The antral mucosa as a new site for endocrine tumors in multiple endocrine neoplasia type 1 and Zollinger-Ellison syndromes.

作者信息

Bordi C, Corleto V D, Azzoni C, Pizzi S, Ferraro G, Gibril F, Delle Fave G, Jensen R T

机构信息

Department of Pathology and Laboratory Medicine, Section of Pathological Anatomy, University of Parma, Italy.

出版信息

J Clin Endocrinol Metab. 2001 May;86(5):2236-42. doi: 10.1210/jcem.86.5.7479.

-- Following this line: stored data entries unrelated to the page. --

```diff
@@ -3571,6 +3683,7 @@
   int direct_ties(const u32 *uidx0, const u32 *ugrp, bool clear_fallback) {
     TRY(launch_emission());
     HIP_TRY(hipStreamWaitEvent(st, c->ev_emitted, 0));
+    TRY(join_apply());
     if (clear_fallback) HIP_TRY(hipMemsetAsync(&c->d_stats->dfallback, 0, 4, st));
     if (m0 > 0) {
       k_direct_ties<BITS, P><<<(u32) div_up(m0, 256), 256, 0, st>>>(
@@ -3987,7 +4100,7 @@
     if (nrec == 0) return 0;
     if (npairs > 0) {
       k_pair_emit<P><<<(u32) div_up(nwords, 256), 256, 0, st>>>(tiebits, nwords, wd.poff, sa, pl.pk_a,
-                                                               pl.pv_a, pl.pidx);
+                                                               pl.pv_a);
       HIP_TRY(hipGetLastError());
     }
     if (nsmall > 0) {
@@ -4042,17 +4155,22 @@
         if (need > have) cap = (u64) ((double) apply_wgs * (need / have));
       }
     }
-    if (debug) {
-      const u64 gpair = div_up(npairs, 256), gsmall = div_up(nsmall, 256);
+    const u64 gpair = npairs > 0 ? nwb : 0, gsmall = div_up(nsmall, 256);
+    if (debug)
       fprintf(stderr, "gtamd: part %u: apply: placement=%d pair_grid=%llu small_grid=%llu\n", c->part,
               apply_early, (unsigned long long) (gpair < cap ? gpair : cap),
               (unsigned long long) (gsmall < cap ? gsmall : cap));
-    }
     if (npairs > 0) {
-      const u64 g = div_up(npairs, 256);
-      k_pair_apply<P><<<(u32) (g < cap ? g : cap), 256, 0, s>>>(
-          pl.pidx, pl.pres, npairs, sa, d_suf, d_lcp, d_bwt, lcpfull, index_offset, c->d_stats);
+      k_pair_apply_tiles<P><<<(u32) (gpair < cap ? gpair : cap), 256, 0, s>>>(
+          tiebits, nwords, wd.poff, pl.pres, NL, sa, d_suf, d_lcp, d_bwt, lcpfull, index_offset,
+          c->d_stats);
       HIP_TRY(hipGetLastError());
+      if (nwb > 1) {
+        k_pair_apply_borders<P><<<(u32) div_up(nwb - 1, 256), 256, 0, s>>>(
+            tiebits, nwords, wd.poff, pl.pres, sa, d_suf, d_lcp, d_bwt, lcpfull, index_offset,
+            c->d_stats);
+        HIP_TRY(hipGetLastError());
+      }
     }
     if (nsmall > 0) {
       const u64 g = div_up(nsmall, 256);
@@ -4066,6 +4184,12 @@
     TRY(fork_second_stream());
     TRY(launch_apply(c->st2));
     HIP_TRY(hipEventRecord(c->ev_applied, c->st2));
+    apply_forked = true;
+    return 0;
+  }
+  int join_apply() {
+    if (apply_forked && !apply_joined) HIP_TRY(hipStreamWaitEvent(st, c->ev_applied, 0));
+    apply_joined = true;
     return 0;
   }
 
@@ -4634,11 +4758,12 @@
                                    nullptr, nullptr));
       const P *pk = (pn & 1) ? ar.lk_b : ar.lk_a;
       const u32 *pv = (pn & 1) ? ar.lv_b : ar.lv_a;
+      TRY(join_apply());
       k_lcp_chunks<BITS, P><<<stride_grid(div_up(div_up(m1, LCP_CHUNK), 256)), 256, 0, st>>>(
           c->text, pk, pv, m1, sa, d_lcp, lcpfull, c->d_stats);
       HIP_TRY(hipGetLastError());
     }
-    if (apply_early) HIP_TRY(hipStreamWaitEvent(st, c->ev_applied, 0));
+    TRY(join_apply());
     if (!want_lcp) return 0;
     TRY(fetch_stats(c));
     const u64 pairs = c->h_stats->numlarge;
```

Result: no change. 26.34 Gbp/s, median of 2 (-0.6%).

DOI:10.1210/jcem.86.5.7479
PMID:11344233
Abstract

Carcinoid tumors were identified in the antro-pyloric mucosa of four patients with multiple endocrine neoplasia type 1 (MEN-1)/Zollinger-Ellison syndrome, accounting for 8.7% of 46 patients with this condition examined by endoscopy and histology. In contrast, no tumors were found in the antral biopsies from 124 cases of sporadic Zollinger-Ellison syndrome (P < 0.001), indicating a prominent role for the MEN-1 gene defects in tumor development. Immunohistochemically the tumors did not express the hormones produced by antral endocrine cells (gastrin, somatostatin, serotonin). In contrast, two of them were diffusely immunoreactive for the isoform 2 of the vesicular monoamine transporter (VMAT-2), a marker specific for the gastric nonantral enterochromaffin-like (ECL) cells. In one of these patients a second antral VMAT-2-positive carcinoid was seen 21 months after the first diagnosis. The other two antral carcinoids were unreactive for VMAT-2. Multiple ECL cell tumors were found in the gastric body-fundus mucosa of the two patients with VMAT-2-positive, but not in those with VMAT-2-negative, antral carcinoids. In one case, the former tumors were diagnosed 22 months after the detection of the antral tumor. We conclude that the antral mucosa is an additional tissue that may harbor endocrine tumors in MEN-1 syndrome. These tumors did not express the phenotype of normal antral endocrine cells and, in at least two cases, were identified as ectopic ECL cell carcinoids.

摘要

在4例1型多发性内分泌腺瘤病(MEN-1)/佐林格-埃利森综合征患者的胃窦-幽门黏膜中发现了类癌,占46例经内镜检查和组织学检查的该疾病患者的8.7%。相比之下,在124例散发性佐林格-埃利森综合征患者的胃窦活检中未发现肿瘤(P<0.001),这表明MEN-1基因缺陷在肿瘤发生中起重要作用。免疫组化显示,这些肿瘤不表达胃窦内分泌细胞产生的激素(胃泌素、生长抑素、5-羟色胺)。相反,其中2例对囊泡单胺转运体(VMAT-2)的同工型2呈弥漫性免疫反应,VMAT-2是胃非胃窦肠嗜铬样(ECL)细胞的特异性标志物。在其中1例患者中,首次诊断21个月后发现了第二个胃窦VMAT-2阳性类癌。另外2例胃窦类癌对VMAT-2无反应。在2例VMAT-2阳性胃窦类癌患者的胃体-胃底黏膜中发现了多个ECL细胞瘤,而VMAT-2阴性胃窦类癌患者中未发现。在1例中,前者的肿瘤在胃窦肿瘤发现22个月后被诊断。我们得出结论,胃窦黏膜是MEN-1综合征中可能存在内分泌肿瘤的另一种组织。这些肿瘤不表达正常胃窦内分泌细胞的表型,并且在至少2例中被鉴定为异位ECL细胞类癌。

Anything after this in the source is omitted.